Do onto others as you wish them to do onto you.

  Sometimes life doesn't have to be complicated. If you love someone, or miss someone, or appreciate someone, then tell them. Pick up the phone and call somebody you haven't talked to in a long time. If you can't remember when you last spoke, then now is a perfect time to send them a note, or email them, or tell somebody close to you about a fond memory this person conjures up when you think about them. Doing simple things like that bring us all closer together.

  Let's take just 5 seconds to close our eyes and think about that one person who helped us become who we are today. Think of somebody who read to you, think of somebody who loved you and helped you learn how to love and help others. Think of somebody who wasn't afraid to be disappointed in you once in a while, and then showed you sheer joy and told you how proud of you they were when you accomplished a task or met a goal. Think of them for these ten seconds of silence.

(5 seconds)

  No matter where that person is, here on earth or in heaven, think of how much joy and happiness you bring to them knowing you thought of them today. Maybe, like me, you thought about my aunt Pat. I know she would be so happy that you thought of her today.

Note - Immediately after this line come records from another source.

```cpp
#ifndef OPMHIP_STAGE_DEPTH
#define OPMHIP_STAGE_DEPTH 16
#endif
typedef double v2d_t __attribute__((ext_vector_type(2)));
__device__ __forceinline__ double2 ld_stream(const double2* p) {
    const v2d_t t = __builtin_nontemporal_load(reinterpret_cast<const v2d_t*>(p));
    return make_double2(t.x, t.y);
}
__device__ __forceinline__ void st_rowsum(double* p, double v) {
    __builtin_nontemporal_store(v, p);
}
__device__ __forceinline__ void stage_doubles(const double* __restrict__ src, double* __restrict__ dst, int n, int lane) {
    const double2* __restrict__ s2 = reinterpret_cast<const double2*>(src);
// ... 1639 lines not shown
#pragma unroll
    for (int u = 0; u < VPT; ++u) {
        const int e = base + u * VB;
        if (e < n) p[e] = (p[e] - omega * __builtin_nontemporal_load(&v[e])) * beta + r[e];
    }
}
template <bool SR = false>
__global__ __launch_bounds__(VB) void k_bicg_upd1(int n, const double* __restrict__ scal, double* __restrict__ r,
                                                  const double* __restrict__ v, double* __restrict__ part, int npart, double half = -1.0) {
    if (scal[SC_DONE] != 0.0 && !(SR && scal[SC_DONEH] == half)) return;
    const double alpha = scal[SC_ALPHA];
    double s = 0.0;
    const int base = blockIdx.x * VB * VPT + threadIdx.x;
#pragma unroll
    for (int u = 0; u < VPT; ++u) {
        const int e = base + u * VB;
        if (e < n) {
            const double re = r[e] - alpha * __builtin_nontemporal_load(&v[e]);
            r[e] = re;
            s += re * re;
        }
    }
    if (!SR) block_partials(s, 0.0, part, npart, 1);
}
__global__ __launch_bounds__(VB) void k_bicg_xhalf(int n, const double* __restrict__ scal, double* __restrict__ x, const double* __restrict__ pw, double ws) {
    const double alpha = scal[SC_ALPHA];
    const int base = blockIdx.x * VB * VPT + threadIdx.x;
#pragma unroll
    for (int u = 0; u < VPT; ++u) {
        const int e = base + u * VB;
        if (e < n) x[e] += alpha * (ws * pw[e]);
    }
}
template <bool SR = false>
__global__ __launch_bounds__(VB) void k_bicg_upd2(int n, const double* __restrict__ scal, double* __restrict__ x,
                                                  const double* __restrict__ pw, const double* __restrict__ sv, double* __restrict__ r,
                                                  const double* __restrict__ tv, const double* __restrict__ rw,
                                                  double* __restrict__ part, int npart, double ws, double half = -1.0) {
    if (scal[SC_DONE] != 0.0 && !(SR && scal[SC_DONEH] == half)) return;
    const double alpha = scal[SC_ALPHA], omega = scal[SC_OMEGA];
    double s = 0.0, q = 0.0;
    const int base = blockIdx.x * VB * VPT + threadIdx.x;
#pragma unroll
    for (int u = 0; u < VPT; ++u) {
        const int e = base + u * VB;
        if (e < n) {
            const double xh = __builtin_nontemporal_load(&x[e]) + alpha * (ws * __builtin_nontemporal_load(&pw[e]));
            __builtin_nontemporal_store(xh + omega * (ws * __builtin_nontemporal_load(&sv[e])), &x[e]);
            const double re = r[e] - omega * __builtin_nontemporal_load(&tv[e]);
            r[e] = re;
            s += re * re;
            q += rw[e] * re;
        }
    }
    if (!SR) block_partials(s, q, part, npart, 2);
}
__global__ __launch_bounds__(VB) void k_dots(int n, const double* __restrict__ a, const double* __restrict__ b,
                                             double* __restrict__ part, int npart, int nsum) {
    double s = 0.0, q = 0.0;
    const int base = blockIdx.x * VB * VPT + threadIdx.x;
#pragma unroll
    for (int u = 0; u < VPT; ++u) {
        const int e = base + u * VB;
        if (e < n) { s += a[e] * b[e]; q += a[e] * a[e]; }
    }
    block_partials(s, q, part, npart, nsum);
// ... 599 lines not shown
        prof_span_end(c, span);
        if (rc) return rc;
        hipLaunchKernelGGL(k_finalize, dim3(1), dim3(VB), 0, c->stream, mode, 1, c->comm.d_red, 1, c->d_scal, tol, hslot, seq);
        return OPMHIP_SUCCESS;
    }
    if (count > RED1_SINGLE_MAX) {
        hipLaunchKernelGGL(k_reduce_finalize, dim3(RED1_BLOCKS), dim3(VB), 0, c->stream, mode, count, c->d_part, c->npart, c->d_part2,
                           reinterpret_cast<unsigned*>(c->d_part2 + 2 * RED1_BLOCKS), c->d_scal, tol, hslot, seq);
        return OPMHIP_SUCCESS;
    }
    hipLaunchKernelGGL(k_finalize, dim3(1), dim3(VB), 0, c->stream, mode, count, c->d_part, c->npart, c->d_scal, tol, hslot, seq);
    return OPMHIP_SUCCESS;
}
static int finalize3(opmhip_ctx* c, int mode, int count, int rb_half) {
    const double tol = c->cfg.tolerance;
    const int sl = rb_half % opmhip_ctx::RB_SLOTS;
    double* hslot = c->d_ring + (size_t)sl * opmhip_ctx::RB_DOUBLES;
    const double seq = (c->rb_seq += 1.0);
    c->rb_want[sl] = seq;
    if (c->comm.nranks > 1) {
        const int span = prof_span_begin(c, PROF_ALLREDUCE);
        hipLaunchKernelGGL(k_finalize3, dim3(1), dim3(VB), 0, c->stream, (int)FIN_LOCAL, count, c->d_part, c->npart, c->comm.d_red, tol, (double*)nullptr, 0.0, 0.0);
        c->comm.reduce_span_open = true;
        const int rc = comm_allreduce(c, c->comm.d_red, 3, 0);
        c->comm.reduce_span_open = false;
        prof_span_end(c, span);
        if (rc) return rc;
        hipLaunchKernelGGL(k_finalize3, dim3(1), dim3(VB), 0, c->stream, mode, 1, c->comm.d_red, 1, c->d_scal, tol, hslot, seq, (double)rb_half);
        return OPMHIP_SUCCESS;
    }
    hipLaunchKernelGGL(k_finalize3, dim3(1), dim3(VB), 0, c->stream, mode, count, c->d_part, c->npart, c->d_scal, tol, hslot, seq, (double)rb_half);
    return OPMHIP_SUCCESS;
}
void launch_vector_kernels_once(opmhip_ctx* c) {
    const int n = c->pat.Nb * BS, nb = vec_blocks(n);
    hipLaunchKernelGGL(k_bicg_pupdate, dim3(nb), dim3(VB), 0, c->stream, n, c->d_scal, c->d_p, c->d_v, c->d_r);
    hipLaunchKernelGGL(k_bicg_upd1<false>, dim3(nb), dim3(VB), 0, c->stream, n, c->d_scal, c->d_r, c->d_v, c->d_part, c->npart, -1.0);
    (void)finalize(c, FIN_NORM, nb);
    hipLaunchKernelGGL(k_bicg_upd2<false>, dim3(nb), dim3(VB), 0, c->stream, n, c->d_scal, c->d_x, c->d_pw, c->d_s, c->d_r, c->d_t, c->d_rw, c->d_part, c->npart, c->minv_scale, -1.0);
    (void)finalize(c, FIN_NORM_RHO, nb);
}

static int read_scalars(opmhip_ctx* c) {
    OPMHIP_HIP(c, hipMemcpyAsync(c->h_pinned, c->d_scal, SC_COUNT * sizeof(double), hipMemcpyDeviceToHost, c->stream));
    OPMHIP_HIP(c, hipStreamSynchronize(c->stream));
    return OPMHIP_SUCCESS;
}
enum { HALF_ALL = 0, HALF_PRECOND = 1, HALF_REST = 2 };
static int enqueue_half(opmhip_ctx* c, int h, int part = HALF_ALL) {
    const Pattern& P = c->pat;
    const int n = P.Nb * BS, nb = vec_blocks(n);
    const bool cpr = use_cpr(c);
    const bool hp = !cpr && c->half_product;
    const bool sr = c->cfg.fused_reductions > 0;
    const bool precTalks = cpr && c->cpr.gather.on;
    const bool head = part != HALF_REST, rest = part != HALF_PRECOND;
    const bool applyNow = part == HALF_ALL || (precTalks ? part == HALF_REST : part == HALF_PRECOND);
    int rc, ps;
    if ((h & 1) == 0) {
        if (head && h > 0) {
            ps = prof_begin(c, PROF_VECTOR);
            hipLaunchKernelGGL(k_bicg_pupdate, dim3(nb), dim3(VB), 0, c->stream, n, c->d_scal, c->d_p, c->d_v, c->d_r);
            prof_end(c, ps);
        }
        if (applyNow) {
            if (cpr) launch_cpr_apply(c, c->d_p, c->d_pw);
            else launch_ilu_apply(c, c->d_p, c->d_pw, -1.0, &c->minv_scale, nullptr, nullptr, hp ? c->d_usum : nullptr);
            if (cpr && c->cpr.apply_rc) { rc = c->cpr.apply_rc; c->cpr.apply_rc = 0; return rc; }
        }
        if (!rest) return OPMHIP_SUCCESS;
        if (sr) {
            if ((rc = launch_spmv(c, c->d_pw, c->d_v, 3, c->d_rw, c->minv_scale, true, hp ? c->d_usum : nullptr, c->d_r))) return rc;
            ps = prof_begin(c, PROF_VECTOR);
            if ((rc = finalize3(c, FIN_SR1, dot_count(c), h))) return rc;
            hipLaunchKernelGGL(k_bicg_upd1<true>, dim3(nb), dim3(VB), 0, c->stream, n, c->d_scal, c->d_r, c->d_v, c->d_part, c->npart, (double)h);
            prof_end(c, ps);
            return OPMHIP_SUCCESS;
        }
        if ((rc = launch_spmv(c, c->d_pw, c->d_v, 1, c->d_rw, c->minv_scale, true, hp ? c->d_usum : nullptr))) return rc;
        ps = prof_begin(c, PROF_VECTOR);
        if ((rc = finalize(c, FIN_ALPHA, dot_count(c)))) return rc;
        hipLaunchKernelGGL(k_bicg_upd1<false>, dim3(nb), dim3(VB), 0, c->stream, n, c->d_scal, c->d_r, c->d_v, c->d_part, c->npart, -1.0);
        if ((rc = finalize(c, FIN_NORM, nb, h))) return rc;
        prof_end(c, ps);
    } else {
        if (applyNow) {
            if (cpr) launch_cpr_apply(c, c->d_r, c->d_s);
            else launch_ilu_apply(c, c->d_r, c->d_s, -1.0, &c->minv_scale, nullptr, nullptr, hp ? c->d_usum : nullptr);
            if (cpr && c->cpr.apply_rc) { rc = c->cpr.apply_rc; c->cpr.apply_rc = 0; return rc; }
        }
        if (!rest) return OPMHIP_SUCCESS;
        if (sr) {
            if ((rc = launch_spmv(c, c->d_s, c->d_t, 3, c->d_r, c->minv_scale, true, hp ? c->d_usum : nullptr, c->d_rw))) return rc;
            ps = prof_begin(c, PROF_VECTOR);
            if ((rc = finalize3(c, FIN_SR2, dot_count(c), h))) return rc;
            hipLaunchKernelGGL(k_bicg_upd2<true>, dim3(nb), dim3(VB), 0, c->stream, n, c->d_scal, c->d_x, c->d_pw, c->d_s, c->d_r, c->d_t, c->d_rw, c->d_part, c->npart, c->minv_scale, (double)h);
            prof_end(c, ps);
            return OPMHIP_SUCCESS;
        }
        if ((rc = launch_spmv(c, c->d_s, c->d_t, 2, c->d_r, c->minv_scale, true, hp ? c->d_usum : nullptr))) return rc;
        ps = prof_begin(c, PROF_VECTOR);
        if ((rc = finalize(c, FIN_OMEGA, dot_count(c)))) return rc;
        hipLaunchKernelGGL(k_bicg_upd2<false>, dim3(nb), dim3(VB), 0, c->stream, n, c->d_scal, c->d_x, c->d_pw, c->d_s, c->d_r, c->d_t, c->d_rw, c->d_part, c->npart, c->minv_scale, -1.0);
        if ((rc = finalize(c, FIN_NORM_RHO, nb, h))) return rc;
        prof_end(c, ps);
    }
    return OPMHIP_SUCCESS;
}
static int wait_half(opmhip_ctx* c, int h, double* norm, double* norm_0) {
    const int sl = h % opmhip_ctx::RB_SLOTS;
    const volatile double* slot = c->h_ring + (size_t)sl * opmhip_ctx::RB_DOUBLES;
    const double want = c->rb_want[sl];
    const auto t0 = std::chrono::steady_clock::now();
    for (unsigned long spin = 1;; ++spin) {
        if (slot[3] == want) break;
        if ((spin & 0xFFFFu) == 0) {
            const hipError_t e = hipStreamQuery(c->stream);
            if (e == hipSuccess) {
                if (slot[3] == want) break;
                return fail(c, OPMHIP_DEVICE_ERROR, "BiCGStab: the stream drained without the stopping-rule record of half iteration %d", h);
            }
            if (e != hipErrorNotReady) return fail(c, OPMHIP_DEVICE_ERROR, "BiCGStab: %s", hipGetErrorString(e));
            if (std::chrono::steady_clock::now() - t0 > std::chrono::seconds(120))
                return fail(c, OPMHIP_DEVICE_ERROR, "BiCGStab: no stopping-rule record of half iteration %d after 120 s", h);
        }
#if defined(__x86_64__) || defined(__i386__)
        __builtin_ia32_pause();
#elif defined(__aarch64__)
        asm volatile("yield" ::: "memory");
#endif
    }
    std::atomic_thread_fence(std::memory_order_acquire);
    *norm = slot[0];
    *norm_0 = slot[1];
    return OPMHIP_SUCCESS;
}
int bicgstab(opmhip_ctx* c, opmhip_result* res) {
    const Pattern& P = c->pat;
    const int n = P.Nb * BS, nb = vec_blocks(n);
    const int maxit = c->cfg.maxit;
    const double tol = c->cfg.tolerance;
    struct SolveScope {
        opmhip_ctx* c;
        explicit SolveScope(opmhip_ctx* c_) : c(c_) {
            c->d_done = c->d_scal + SC_DONE;
            Profiler& Q = c->prof;
            Q.solve_no += 1;
            Q.suspended = Q.enabled && Q.every > 1 && (Q.solve_no % Q.every) != 0;
            Q.lazy = c->comm.nranks == 1;
        }
        ~SolveScope() {
            c->d_done = c->d_scal + SC_ZERO;
            c->prof.lazy = false;
            prof_flush(c);
            c->prof.suspended = false;
        }
    } scope(c);
    int rc;
    c->minv_scale = 1.0;
    hipLaunchKernelGGL(k_bicg_init, dim3(nb), dim3(VB), 0, c->stream, n, c->d_b, c->d_r, c->d_rw, c->d_p, c->d_x, c->d_v, c->d_part, c->npart);
    if ((rc = finalize(c, FIN_INIT, nb))) return rc;
    const int nhalves = 2 * maxit;
    double norm = 0.0, norm_0 = 0.0;
    float it = maxit + 0.5f;
    size_t mark_next = c->prof.used;
    const bool split = c->comm.nranks > 1;
    if (nhalves > 0 && (rc = enqueue_half(c, 0))) return rc;
    for (int h = 0; h < nhalves; ++h) {
        mark_next = c->prof.used;
        if (h + 1 < nhalves && (rc = enqueue_half(c, h + 1, split ? HALF_PRECOND : HALF_ALL))) return rc;
        if ((rc = wait_half(c, h, &norm, &norm_0))) return rc;
        if (!std::isfinite(norm)) {
            prof_flush(c);
            break;
        }
        if (norm < tol * norm_0) {
            it = 0.5f * (float)(h + 1);
            prof_flush(c);
            for (size_t i = mark_next; i < c->prof.used; ++i) c->prof.cls[i] = -1;
            if ((h & 1) == 0) hipLaunchKernelGGL(k_bicg_xhalf, dim3(nb), dim3(VB), 0, c->stream, n, c->d_scal, c->d_x, c->d_pw, c->minv_scale);
            break;
        }
        if (split && h + 1 < nhalves && (rc = enqueue_half(c, h + 1, HALF_REST))) return rc;
    }
    if (nhalves <= 0) {
        if ((rc = read_scalars(c))) return rc;
        norm = norm_0 = c->h_pinned[SC_NORM0];
    }
    bool drifted = false;
    if (c->cfg.fused_reductions > 0 && nhalves > 0 && std::isfinite(norm)) {
        hipLaunchKernelGGL(k_dots, dim3(nb), dim3(VB), 0, c->stream, n, c->d_r, c->d_r, c->d_part, c->npart, 1);
        if ((rc = finalize(c, FIN_TRUE, nb))) return rc;
        if ((rc = read_scalars(c))) return rc;
        const double truth = c->h_pinned[SC_TMP1];
        drifted = it != (maxit + 0.5f) && !(truth < 2.0 * tol * norm_0);
        norm = truth;
    }
    OPMHIP_HIP(c, hipGetLastError());
    res->it = it;
    res->iterations = (int)std::fmin(it, (float)maxit);
    res->reduction = norm / norm_0;
    res->conv_rate = std::pow(res->reduction, 1.0 / it);
    res->converged = (it != (maxit + 0.5f)) && !drifted;
    return OPMHIP_SUCCESS;
}

}
```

  As Pat passes on to heaven, she lives on in each and every one of us as we go out today, to read to children, to love our spouse, our parents, our children and our friends. She lived life like this with almost super-human strength. Even when life would tell her “no” she would go on as if she didn't hear her body say “no.” We all have the strength to go beyond what we're capable of doing. And now, because of her example, we can all go beyond what we're capable, reach farther than our arms will stretch, hold closer those we love, be the best person we can be.

  Through us, she gives us courage to call friends and family we haven't spoken to in a long time, and she helps us send them little notes to let them know that we still think about them.

  May the sun shine on all of you today. And thank you for being here to remember my Aunt Pat.